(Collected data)
## Decouple weight staging into triple-buffered ring prefetched one chunk ahead

Splits shared memory so the A-operand tiles keep a two-stage buffer while the weight (B) tiles get their own three-slot ring with three mbarriers. The bulk copy for the next K-chunk (or the next tile's first chunk) is issued one iteration ahead, so the weight load overlaps the A-tile conversion and the previous wgmma instead of being fetched and waited on within the same iteration. The DX exchange scratch now lives in the free ring slot. This costs one extra B stage of shared memory, which may limit larger N, and the slot and parity arithmetic is more delicate.

Result: faster. 6.068 million, median of 6 (+1.2%).

```diff
diff --git a/paddlescience_b200/csrc/kernels_wgmma.cuh b/paddlescience_b200/csrc/kernels_wgmma.cuh
--- a/paddlescience_b200/csrc/kernels_wgmma.cuh
+++ b/paddlescience_b200/csrc/kernels_wgmma.cuh
@@ -14,8 +14,9 @@
 constexpr int A_TILE_BYTES = TM * KCH * 4;
 __host__ __device__ inline int tile_points(int C) { return TM / C; }
 
-__host__ __device__ inline int stage_bytes(int N) { return 2 * A_TILE_BYTES + 2 * N * KCH * 4; }
-__host__ __device__ inline int fwd_smem_bytes(int N) { return 2 * stage_bytes(N) + 1024 + 64; }
+constexpr int A_STAGE_BYTES = 2 * A_TILE_BYTES;
+__host__ __device__ inline int b_stage_bytes(int N) { return 2 * N * KCH * 4; }
+__host__ __device__ inline int fwd_smem_bytes(int N) { return 2 * A_STAGE_BYTES + 3 * b_stage_bytes(N) + 1024 + 64; }
 constexpr int PREFETCH_MAX_CS = 8;
 
 __host__ __device__ __forceinline__ uint32_t sw128(int row, int kk) {
@@ -142,9 +143,8 @@
   int act;
 };
 
-__device__ __forceinline__ unsigned char* xchg(unsigned char* base_ptr, int sbytes, int N, int r, int col) {
-  return base_ptr + sbytes + 2 * A_TILE_BYTES + r * N * 4 + ((((col >> 2) ^ r) & 7) << 4) + (((col >> 2) & ~7) << 4) +
-         (col & 3) * 4;
+__device__ __forceinline__ unsigned char* xchg(unsigned char* xb, int N, int r, int col) {
+  return xb + r * N * 4 + ((((col >> 2) ^ r) & 7) << 4) + (((col >> 2) & ~7) << 4) + (col & 3) * 4;
 }
 
 template <class L, int NQ, bool DX>
@@ -160,9 +160,9 @@
   constexpr int N = NQ * 32;
   constexpr int NH = N / 2;
   constexpr bool PREFETCH = CS <= PREFETCH_MAX_CS;
-  const int sbytes = stage_bytes(N);
-  const uint32_t bar0 = base + 2 * sbytes;
-  const uint32_t b_bytes = (uint32_t)(2 * N * KCH * 4);
+  constexpr uint32_t b_bytes = (uint32_t)(2 * N * KCH * 4);
+  const uint32_t bbase = base + 2 * A_STAGE_BYTES;
+  const uint32_t bar0 = bbase + 3 * b_bytes;
   const int tid = threadIdx.x, warp = tid >> 5, lane = tid & 31, wgi = tid >> 7;
   const int kq = lane & 7, psub = lane >> 3;
   const int nchunks = g.Kdim / KCH;
@@ -171,14 +171,19 @@
   if (tid == 0) {
     mbar_init(bar0, 1);
     mbar_init(bar0 + 8, 1);
+    mbar_init(bar0 + 16, 1);
     asm volatile("fence.mbarrier_init.release.cluster;" ::: "memory");
   }
   for (int s = 0; s < 2; ++s) {
-    float4* az = reinterpret_cast<float4*>(base_ptr + s * sbytes);
+    float4* az = reinterpret_cast<float4*>(base_ptr + s * A_STAGE_BYTES);
     for (int i = tid; i < 2 * A_TILE_BYTES / 16; i += THREADS) az[i] = make_float4(0.f, 0.f, 0.f, 0.f);
   }
   fence_proxy_async();
   __syncthreads();
+  if (tid == 0 && (int)blockIdx.x < g.num_tiles) {
+    mbar_expect_tx(bar0, b_bytes);
+    bulk_g2s(bbase, g.Wimg, b_bytes, bar0);
+  }
 
   float4 z[MAXI][CS];
   bool zok[MAXI];
@@ -206,14 +211,15 @@
 #pragma unroll
     for (int e = 0; e < NH / 2; ++e) ex[e] = cr[e] = 0.f;
     for (int j = 0; j < nchunks; ++j, ++it) {
-      const uint32_t s = it & 1u;
+      const uint32_t s = it & 1u, sb = it % 3u;
       wgmma_wait<1>();
       __syncthreads();
-      const uint32_t st_addr = base + s * sbytes;
-      unsigned char* st_ptr = base_ptr + s * sbytes;
-      if (tid == 0) {
-        mbar_expect_tx(bar0 + 8 * s, b_bytes);
-        bulk_g2s(st_addr + 2 * A_TILE_BYTES, g.Wimg + (long long)j * 2 * N * KCH, b_bytes, bar0 + 8 * s);
+      const uint32_t st_addr = base + s * A_STAGE_BYTES;
+      unsigned char* st_ptr = base_ptr + s * A_STAGE_BYTES;
+      if (tid == 0 && (j + 1 < nchunks || tile + (int)gridDim.x < g.num_tiles)) {
+        const uint32_t nb = sb == 2u ? 0u : sb + 1u;
+        mbar_expect_tx(bar0 + 8 * nb, b_bytes);
+        bulk_g2s(bbase + nb * b_bytes, g.Wimg + (long long)(j + 1 < nchunks ? j + 1 : 0) * 2 * N * KCH, b_bytes, bar0 + 8 * nb);
       }
       if constexpr (!PREFETCH) load_z(tile, j);
 #pragma unroll
@@ -254,9 +260,9 @@
       }
       fence_proxy_async();
       __syncthreads();
-      mbar_wait(bar0 + 8 * s, (it >> 1) & 1u);
+      mbar_wait(bar0 + 8 * sb, (it / 3u) & 1u);
       const uint64_t a_hi = make_desc(st_addr), a_lo = make_desc(st_addr + A_TILE_BYTES);
-      const uint64_t b_hi = make_desc(st_addr + 2 * A_TILE_BYTES + wgi * NH * 128), b_lo = b_hi + (uint64_t)(N * 128 / 16);
+      const uint64_t b_hi = make_desc(bbase + sb * b_bytes + wgi * NH * 128), b_lo = b_hi + (uint64_t)(N * 128 / 16);
       wgmma_fence();
 #pragma unroll
       for (int ks = 0; ks < KCH / 8; ++ks) {
@@ -290,12 +296,13 @@
       }
     } else {
       __syncthreads();
+      unsigned char* xb = base_ptr + 2 * A_STAGE_BYTES + ((it + 1u) % 3u) * b_bytes;
 #pragma unroll
       for (int h = 0; h < 2; ++h) {
         const int r = rbase + 8 * h;
 #pragma unroll
         for (int j = 0; j < NH / 8; ++j)
-          *reinterpret_cast<float2*>(xchg(base_ptr, sbytes, N, r, cbase + 8 * j)) =
+          *reinterpret_cast<float2*>(xchg(xb, N, r, cbase + 8 * j)) =
               make_float2(ex[4 * j + 2 * h] + cr[4 * j + 2 * h], ex[4 * j + 2 * h + 1] + cr[4 * j + 2 * h + 1]);
       }
       constexpr int N4 = N / 4;
@@ -324,7 +331,7 @@
         if (p >= g.Np) continue;
         float4 xc[CS];
 #pragma unroll
-        for (int c = 0; c < CS; ++c) xc[c] = *reinterpret_cast<const float4*>(xchg(base_ptr, sbytes, N, c * TP + pl, 4 * q));
+        for (int c = 0; c < CS; ++c) xc[c] = *reinterpret_cast<const float4*>(xchg(xb, N, c * TP + pl, 4 * q));
         float ob[CS][4];
 #pragma unroll
         for (int t = 0; t < 4; ++t) {
```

## What to work on
Write only the number of lines in the data where the string "ahead" can be found.

## Output
2